ICCVAM concluded in its report of 2011 (NIH Publication No. 10-7512

http://iccvam.niehs.nih.gov/methods/immunotox/LLNA-app/TMER.htm) that the>>LLNA cannot be considered a stand-alone assay to determine skin sensitization potency categories. … Among the 21 substances that produced a LLNA EC3 ≤ 2 %, 67 % (14/21) were correctly identified as strong sensitizers, but 33 % (7/21) were incorrectly overclassified as strong skin sensitizers based on available human test data.<<

The results of GPMT and BT are contradictory. Both assays have not been developed for potency determination. Therefore, among the animal data available for IPDI the LLNA is the one which should be considered for sub-categorisation here. This would be then sub-category 1A.

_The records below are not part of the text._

template <int DT, int SPLITW, int POOL>
__global__ __launch_bounds__(256) void conv_stem_kernel(ConvArgs a, int tiles_x, int tiles_y, int n_tiles) {
  constexpr int NW = SPLITW ? 2 : 1;
  constexpr int NJ = POOL ? 2 : 4;
  constexpr int WROWS = 16 * NJ;
  constexpr int W_BYTES = WROWS * W_ROW_BYTES;
  const int cb = POOL ? (int)(blockIdx.x & 1) : 0;
  constexpr int EPI_LD = 68;
  constexpr int TSTEP = POOL ? POOL_STEP : TILE;
  constexpr int TORG = POOL ? 1 : 0;
  extern __shared__ __attribute__((aligned(16))) unsigned char smem[];
  unsigned char* const sW = smem;
  unsigned char* const sP = smem + NW * W_BYTES;
  float* const sE = (float*)(sP + 2 * PATCH_BYTES);
  unsigned char* const sH = sP + 2 * PATCH_BYTES;
  constexpr int HSTRIDE = 80;

  const int tid = threadIdx.x, lane = tid & 63;
  const int wave = __builtin_amdgcn_readfirstlane(tid >> 6);
  const int frow = lane & 15, fq = lane >> 4;

  const __amdgpu_buffer_rsrc_t rx = __builtin_amdgcn_make_buffer_rsrc((void*)a.x, 0, a.x_bytes, 0x00020000);

  for (int c = tid; c < NW * WROWS * 32; c += 256) {
    const int ch = c & 31, row = (c >> 5) % WROWS, half = c / (WROWS * 32);
    const int srow = POOL ? 32 * cb + 8 * ((row & 15) >> 2) + 4 * (row >> 4) + (row & 3) : row;
    const u32x4_t v = *(const u32x4_t*)(a.w + ((size_t)(half * 64 + srow) * 256 + ch * 8));
    *(u32x4_t*)(sW + half * W_BYTES + row * W_ROW_BYTES + ((ch ^ (row & 15)) << 4)) = v;
  }

  constexpr int P_IT = (PH * PWP + 255) / 256;
  u32x4_t rp[P_IT];
  auto issue_patch = [&](int tile) {
    const int img = tile / (tiles_x * tiles_y);
    const int rem = tile - img * tiles_x * tiles_y;
    const int ty = rem / tiles_x, tx = rem - ty * tiles_x;
    const int iy0 = (ty * TSTEP - TORG) * 2 - 3, ix0 = (tx * TSTEP - TORG) * 2 - 4;
#pragma unroll
    for (int i = 0; i < P_IT; ++i) {
      const int c = tid + i * 256;
      const int pr = c / PWP, pp = c - pr * PWP;
      const int iy = iy0 + pr, ix = ix0 + 2 * pp;
      const bool ok = c < PH * PWP && (unsigned)iy < (unsigned)a.H && (unsigned)ix < (unsigned)a.W;
      const unsigned off = ok ? (unsigned)((((img * a.H + iy) * a.W) + ix) * 8) : 0x80000000u;
      rp[i] = __builtin_amdgcn_raw_buffer_load_b128(rx, off, 0, 0);
    }
  };
  auto store_patch = [&](int buf) {
#pragma unroll
    for (int i = 0; i < P_IT; ++i) {
      const int c = tid + i * 256;
      if (c < PH * PWP) *(u32x4_t*)(sP + buf * PATCH_BYTES + c * 16) = rp[i];
    }
  };

  const int ecol = (lane & 7) * 8, erow = lane >> 3;
  float sc[8], bi[8], s1[8], s2[8];
#pragma unroll
  for (int j = 0; j < 8; ++j) {
    sc[j] = a.scale ? a.scale[ecol + j] : 1.f;
    bi[j] = a.bias ? a.bias[ecol + j] : 0.f;
    s1[j] = s2[j] = 0.f;
  }
  float* const epi = sE + wave * (16 * EPI_LD);
  float psc[8], pbi[8];
  if (POOL) {
#pragma unroll
    for (int j = 0; j < 8; ++j) {
      psc[j] = a.scale ? a.scale[32 * cb + 8 * fq + j] : 1.f;
      pbi[j] = a.bias ? a.bias[32 * cb + 8 * fq + j] : 0.f;
    }
  }

  const int tstep = POOL ? (int)(gridDim.x >> 1) : (int)gridDim.x;
  int tile = POOL ? (int)(blockIdx.x >> 1) : (int)blockIdx.x;
  int buf = 0;
  if (tile < n_tiles) {
    issue_patch(tile);
    store_patch(0);
  }
  __syncthreads();
  for (; tile < n_tiles; tile += tstep) {
    const int next = tile + tstep;
    if (next < n_tiles) issue_patch(next);

    const int img = tile / (tiles_x * tiles_y);
    const int rem = tile - img * tiles_x * tiles_y;
    const int ty = rem / tiles_x, tx = rem - ty * tiles_x;
    const unsigned char* patch = sP + buf * PATCH_BYTES;

    f32x4_t acc[4][NJ];
#pragma unroll
    for (int i = 0; i < 4; ++i)
#pragma unroll
      for (int j = 0; j < NJ; ++j) acc[i][j] = f32x4_t{0.f, 0.f, 0.f, 0.f};
#pragma unroll
    for (int r = 0; r < 7; ++r) {
      u32x4_t fa[4], fb[NJ], fl[SPLITW ? NJ : 1];
#pragma unroll
      for (int i = 0; i < 4; ++i) {
        const int oy = wave * 4 + i;
        fa[i] = *(const u32x4_t*)(patch + ((2 * oy + r) * PWP + frow + fq) * 16);
      }
#pragma unroll
      for (int j = 0; j < NJ; ++j) {
        const int n = j * 16 + frow;
        fb[j] = *(const u32x4_t*)(sW + n * W_ROW_BYTES + (((r * 4 + fq) ^ (n & 15)) << 4));
        if (SPLITW) fl[j] = *(const u32x4_t*)(sW + W_BYTES + n * W_ROW_BYTES + (((r * 4 + fq) ^ (n & 15)) << 4));
      }
#pragma unroll
      for (int i = 0; i < 4; ++i)
#pragma unroll
        for (int j = 0; j < NJ; ++j) {
          if (POOL) {
            acc[i][j] = mfma16<DT>(fb[j], fa[i], acc[i][j]);
            if (SPLITW) acc[i][j] = mfma16<DT>(fl[j], fa[i], acc[i][j]);
          } else {
            acc[i][j] = mfma16<DT>(fa[i], fb[j], acc[i][j]);
            if (SPLITW) acc[i][j] = mfma16<DT>(fa[i], fl[j], acc[i][j]);
          }
        }
    }

    if (POOL) {
      typedef unsigned short u16x2_t __attribute__((ext_vector_type(2)));
      const int ox = tx * TSTEP - TORG + frow;
#pragma unroll
      for (int i = 0; i < 4; ++i) {
        const int oy = ty * TSTEP - TORG + wave * 4 + i;
        const bool inside = (unsigned)oy < (unsigned)a.Ho && (unsigned)ox < (unsigned)a.Wo;
        {
          u32x4_t ov = {0u, 0u, 0u, 0u};
          float v[8];
#pragma unroll
          for (int r = 0; r < 4; ++r) {
            v[r] = fmaxf(acc[i][0][r] * psc[r] + pbi[r], 0.f);
            v[4 + r] = fmaxf(acc[i][NJ - 1][r] * psc[4 + r] + pbi[4 + r], 0.f);
          }
          if (inside) {
#pragma unroll
            for (int j = 0; j < 4; ++j) ov[j] = pack2<DT>(v[2 * j], v[2 * j + 1]) & 0x7fff7fffu;
          }
          u32x4_t hm;
#pragma unroll
          for (int j = 0; j < 4; ++j) {
            unsigned own = ov[j];
            asm volatile("" : "+v"(own));
            unsigned n1 = (unsigned)__builtin_amdgcn_update_dpp(0, (int)own, 0x101, 0xf, 0xf, true);
            asm volatile("" : "+v"(n1), "+v"(own));
            const u16x2_t t = __builtin_elementwise_max(__builtin_bit_cast(u16x2_t, own), __builtin_bit_cast(u16x2_t, n1));
            unsigned n2 = (unsigned)__builtin_amdgcn_update_dpp(0, (int)n1, 0x101, 0xf, 0xf, true);
            asm volatile("" : "+v"(n2));
            const u16x2_t m = __builtin_elementwise_max(t, __builtin_bit_cast(u16x2_t, n2));
            hm[j] = __builtin_bit_cast(unsigned, m);
          }
          if (!(frow & 1) && frow < 2 * POOL_OUT)
            *(u32x4_t*)(sH + ((wave * 4 + i) * POOL_OUT + (frow >> 1)) * HSTRIDE + 8 * fq * 2) = hm;
        }
      }
    } else
#pragma unroll
    for (int i = 0; i < 4; ++i) {
#pragma unroll
      for (int j = 0; j < NJ; ++j)
#pragma unroll
        for (int rr = 0; rr < 4; ++rr) epi[(fq * 4 + rr) * EPI_LD + j * 16 + frow] = acc[i][j][rr];
      __builtin_amdgcn_wave_barrier();
      const int oy = ty * TSTEP - TORG + wave * 4 + i;
#pragma unroll
      for (int p = 0; p < 2; ++p) {
        const int px = erow + p * 8;
        const int ox = tx * TSTEP - TORG + px;
        const f32x4_t v0 = *(const f32x4_t*)(epi + px * EPI_LD + ecol);
        const f32x4_t v1 = *(const f32x4_t*)(epi + px * EPI_LD + ecol + 4);
        float v[8] = {v0[0], v0[1], v0[2], v0[3], v1[0], v1[1], v1[2], v1[3]};
        const bool inside = (unsigned)oy < (unsigned)a.Ho && (unsigned)ox < (unsigned)a.Wo;
        if (POOL) {
        } else if (inside) {
          if (a.stats) {
#pragma unroll
            for (int j = 0; j < 8; ++j) { s1[j] += v[j]; s2[j] += v[j] * v[j]; }
          }
#pragma unroll
          for (int j = 0; j < 8; ++j) {
            v[j] = v[j] * sc[j] + bi[j];
            if (a.relu) v[j] = fmaxf(v[j], 0.f);
          }
          u32x4_t ov;
#pragma unroll
          for (int j = 0; j < 4; ++j) ov[j] = pack2<DT>(v[2 * j], v[2 * j + 1]);
          *(u32x4_t*)(a.y + (((size_t)img * a.Ho + oy) * a.Wo + ox) * 64 + ecol) = ov;
        }
      }
      __builtin_amdgcn_wave_barrier();
    }

    if (next < n_tiles) store_patch(buf ^ 1);
    __syncthreads();
    if (POOL) {
      for (int it = tid; it < POOL_OUT * POOL_OUT * 4; it += 256) {
        const int chunk = it & 3, pp = it >> 2;
        const int ppy = pp / POOL_OUT, ppx = pp - ppy * POOL_OUT;
        const int py = ty * POOL_OUT + ppy, pxg = tx * POOL_OUT + ppx;
        if (py >= a.pool_ho || pxg >= a.pool_wo) continue;
        u32x4_t mx = {0u, 0u, 0u, 0u};
#pragma unroll
        for (int r = 0; r < 3; ++r) {
          const u32x4_t t = *(const u32x4_t*)(sH + ((2 * ppy + r) * POOL_OUT + ppx) * HSTRIDE + chunk * 16);
#pragma unroll
          for (int j = 0; j < 4; ++j) {
            const unsigned int av = mx[j], bv = t[j];
            const unsigned int lo = max(av & 0xffffu, bv & 0xffffu), hi = max(av >> 16, bv >> 16);
            mx[j] = lo | (hi << 16);
          }
        }
        *(u32x4_t*)(a.pool_y + (((size_t)img * a.pool_ho + py) * a.pool_wo + pxg) * 64 + 32 * cb + chunk * 8) = mx;
      }
      __syncthreads();
    }
    buf ^= 1;
  }

  if (a.stats) {
#pragma unroll
    for (int j = 0; j < 8; ++j)
      for (int d = 8; d < 64; d <<= 1) {
        s1[j] += __shfl_xor(s1[j], d);
        s2[j] += __shfl_xor(s2[j], d);
      }
    float* red = sE;
    __syncthreads();
    if (erow == 0) {
#pragma unroll
      for (int j = 0; j < 8; ++j) {
        red[(wave * 2 + 0) * 64 + ecol + j] = s1[j];
        red[(wave * 2 + 1) * 64 + ecol + j] = s2[j];
      }
    }
    __syncthreads();
    if (tid < 128) {
      const float t = (red[tid] + red[128 + tid]) + (red[256 + tid] + red[384 + tid]);
      a.stats[(size_t)blockIdx.x * 128 + tid] = t;
    }
  }
}
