@@ -245,6 +285,9 @@
     int* svcell;
     uint32_t *splo, *sphi, *sblock, *sw2, *sw3, *shave;
     double *resA, *resB;
+    double* resS;
+    double *fuseU, *fuseThr;
+    int fuse;
     RayRec* rays;
     DetRec* det;
     int* act[2];
@@ -1323,6 +1366,11 @@
     unsigned labsOob = 0;
     int npend = 0;
     unsigned gstep = 0;
+    double fu = 0, fthr = 0;
+    static constexpr unsigned kLaneWalkOn = 1u << 31;
+    static constexpr bool kFuse = !CONT && (STORE || GRID != kOctreeNodes);
+    __device__ __forceinline__ double& fillThr(Ray& r) { return ONECOMP ? r.f2 : fthr; }
+    __device__ __forceinline__ double& fillU(Ray& r) { return (ONECOMP && !STORE) ? r.f1 : fu; }
 
     __device__ __forceinline__ void drain() {
         static_assert(kLabsBuf >= 2 && kLabsBuf <= 64 && (kLabsBuf & (kLabsBuf - 1)) == 0, "kLabsBuf: power of 2");
@@ -1437,7 +1485,7 @@
         return true;
     }
 
-    __device__ __forceinline__ void load(Ray& r, unsigned id) {
+    __device__ __forceinline__ void load(Ray& r, unsigned id, bool walkOn) {
         const double2* c = reinterpret_cast<const double2*>(a.rays + id);
         const double2 c0 = c[0], c1 = c[1], c2 = c[2], c3 = c[3];
         const int4 c6 = reinterpret_cast<const int4*>(c)[4];
@@ -1450,6 +1498,10 @@
         r.param = c3.y;
         r.idx = c6.x;
         r.flags = (unsigned)c6.y;
+        if (kFuse && walkOn) {
+            r.param = fillU(r);
+            r.flags = (r.flags & ~3u) | RAY_WALK;
+        }
         r.mode = rayMode(r.flags);
         r.ell = rayEll(r.flags);
         r.tau = 0;
@@ -1458,10 +1510,14 @@
         if (r.mode == RAY_FILL)
             printf("E L %d %.17g %.17g %.17g %.17g %.17g %.17g %.17g\n", r.ell, r.x, r.y, r.z, r.dx, r.dy, r.dz, r.param);
 #endif
-        r.s = c3.x;
+        r.s = kEnterInEvent<GRID> ? c3.x : 0.0;
         r.kext = sh.kext[r.ell];
         r.f1 = (r.mode == RAY_FILL) ? 1.0 : 0.0;
-        r.f2 = (r.mode == RAY_WALK) ? c3.x : 0.0;
+        r.f2 = (r.mode == RAY_WALK) ? r.s : 0.0;
+        if (kFuse && a.fuse && r.mode == RAY_FILL) {
+            fillU(r) = kEnterInEvent<GRID> ? a.fuseU[r.idx] : __hiloint2double(c6.w, c6.z);
+            fillThr(r) = kEnterInEvent<GRID> ? a.fuseThr[r.idx] : c3.x;
+        }
         nseg = kEnterInEvent<GRID> ? ((unsigned)c6.z >> kOutsideShift) : 0u;
         if (kEnterInEvent<GRID>) {
             r.ci = c6.z & kCellMaskOut;
@@ -1474,14 +1530,30 @@
         }
     }
 
-    __device__ __forceinline__ void finish(const Ray& r) {
+    __device__ __forceinline__ void finish(Ray& r) {
         atomicAdd(&waveSegs[(threadIdx.x >> 6) * 3 + (r.mode == RAY_FILL ? 0 : r.mode == RAY_WALK ? 1 : 2)], nseg);
         if (a.crossed && r.mode != RAY_WALK) crossedAdd(a, nseg);
+        unsigned walkOn = 0;
+        double* const walked = (kFuse && a.fuse) ? a.resS : a.resA;
         if (r.mode == RAY_PEEL) {
             a.det[r.idx].tau = r.tau;
         } else if (r.mode == RAY_FILL) {
             a.resA[r.idx] = r.tau;
             if (!ONECOMP) a.resB[r.idx] = r.f2;
+            if (kFuse && a.fuse) {
+                const double u = fillU(r);
+                FillDrawsAhead draws{u < 0.0, fabs(u)};
+                double L = r.param, tauint;
+                int st = decideFill<ONECOMP>(r.tau, L, r.f2, ONECOMP ? sh.alb[r.ell] : 0.0,
+                                              ONECOMP ? r.f2 : fthr, a.xi, draws, tauint);
+                if (a.fuse == 2 && (r.idx & 1)) st = FILL_FALLBACK;
+                if (st == FILL_WALK) {
+                    fillU(r) = tauint;
+                    walkOn = kLaneWalkOn | r.id;
+                } else {
+                    a.resS[r.idx] = -1.0;
+                }
+            }
         } else {
             const double tauint = r.param;
             double s = 0;
@@ -1489,8 +1561,9 @@
                 if (r.tau > tauint) s = r.f2 + ((tauint - r.f1) / (r.tau - r.f1)) * (r.s - r.f2);
                 else s = r.f2;
             }
-            a.resA[r.idx] = s;
-        }
+            walked[r.idx] = s;
+        }
+        r.id = walkOn;
     }
 };
 
@@ -1801,6 +1874,7 @@
     const unsigned int nrays = nfront + CTR(a.ctr, 8 + a.parity);
     Ray r;
     r.mode = RAY_NONE;
+    r.id = 0;
     bool done = false;
     constexpr unsigned kPullChunk = GRID == SKIRT_GRID_VORONOI ? 64 : 128;
     unsigned cur = 0, curEnd = 0, nxt = 0;
@@ -1816,8 +1890,10 @@
         const unsigned long long amask = __ballot(r.mode != RAY_NONE);
         if (imask == 0 && amask == 0) break;
         if (imask != 0 && (amask == 0 || __popcll(imask) >= a.threshold)) {
-            const unsigned int rank = (unsigned int)__popcll(imask & ((1ull << lane) - 1ull));
-            const unsigned int k = (unsigned int)__popcll(imask);
+            const bool walkOn = idle && (r.id & T.kLaneWalkOn) != 0;
+            const unsigned long long pmask = imask & ~__ballot(walkOn);
+            const unsigned int rank = (unsigned int)__popcll(pmask & ((1ull << lane) - 1ull));
+            const unsigned int k = (unsigned int)__popcll(pmask);
             const unsigned int avail = curEnd - cur;
             if (avail < k && !haveNext) { nxt = reserve(); haveNext = true; }
             const unsigned int id = rank < avail ? cur + rank : nxt + (rank - avail);
@@ -1825,8 +1901,8 @@
             else { cur = nxt + (k - avail); curEnd = nxt + kPullChunk; haveNext = false; }
             if (!haveNext && curEnd - cur < kPullChunk / 2 && cur < nrays) { nxt = reserve(); haveNext = true; }
             if (idle) {
-                if (id >= nrays) done = true;
-                else T.load(r, id < nfront ? id : (unsigned)a.rayCap - 1u - (id - nfront));
+                if (!walkOn && id >= nrays) done = true;
+                else T.load(r, walkOn ? r.id & ~T.kLaneWalkOn : id < nfront ? id : (unsigned)a.rayCap - 1u - (id - nfront), walkOn);
             }
             __builtin_amdgcn_s_waitcnt(0x0F70);
         }
@@ -1936,7 +2012,7 @@
 
     __device__ __forceinline__ double rho(int m, int h) const { return a.rho[(size_t)m * a.ncomp + h]; }
 
-    __device__ __forceinline__ void emitRay(unsigned pos, const Packet& p, double dx, double dy, double dz, double prm,
+    __device__ __forceinline__ bool emitRay(unsigned pos, const Packet& p, double dx, double dy, double dz, double prm,
                                             int idx, unsigned flags, int& vcell) {
         Ray r;
         r.x = p.rx; r.y = p.ry; r.z = p.rz;
@@ -1962,11 +2038,12 @@
         if (!entered) {
             if (mode != RAY_PEEL) {
                 a.resA[idx] = 0.0;
+                if (mode == RAY_WALK && a.fuse) a.resS[idx] = 0.0;
                 if (!ONECOMP) a.resB[idx] = 0.0;
                 if (mode == RAY_FILL && a.continuous) a.pathCnt[idx] = 0;
             }
             dst[4] = make_int4(idx, (int)RAY_NONE, 0, 0);
-            return;
+            return false;
         }
         double2* d2 = reinterpret_cast<double2*>(dst);
         d2[0] = make_double2(r.x, r.y);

Schlede et al. (2003) evaluated IPDI mainly based on the available human data to be a proven human sensitizer not with high but moderate frequency in humans. This would correlate to sub-category 1B.

Conclusion:

Sub-categorisation for IPDI leads to 1A based only on LLNA and to 1B based only on human data.

Based on the current data it cannot be decided on a scientifically valid basis to which sub-category IPDI has to be allocated.

According to the 2ndATP of CLP regulation paragraph 3.4.2.2.1.1>> skin sensitisers shall be classified in Category 1 where data are not sufficient for sub-categorisation.<<.

Therefore, a classification of IPDI in Category 1 of hazard class “skin sensitization” is appropriate here.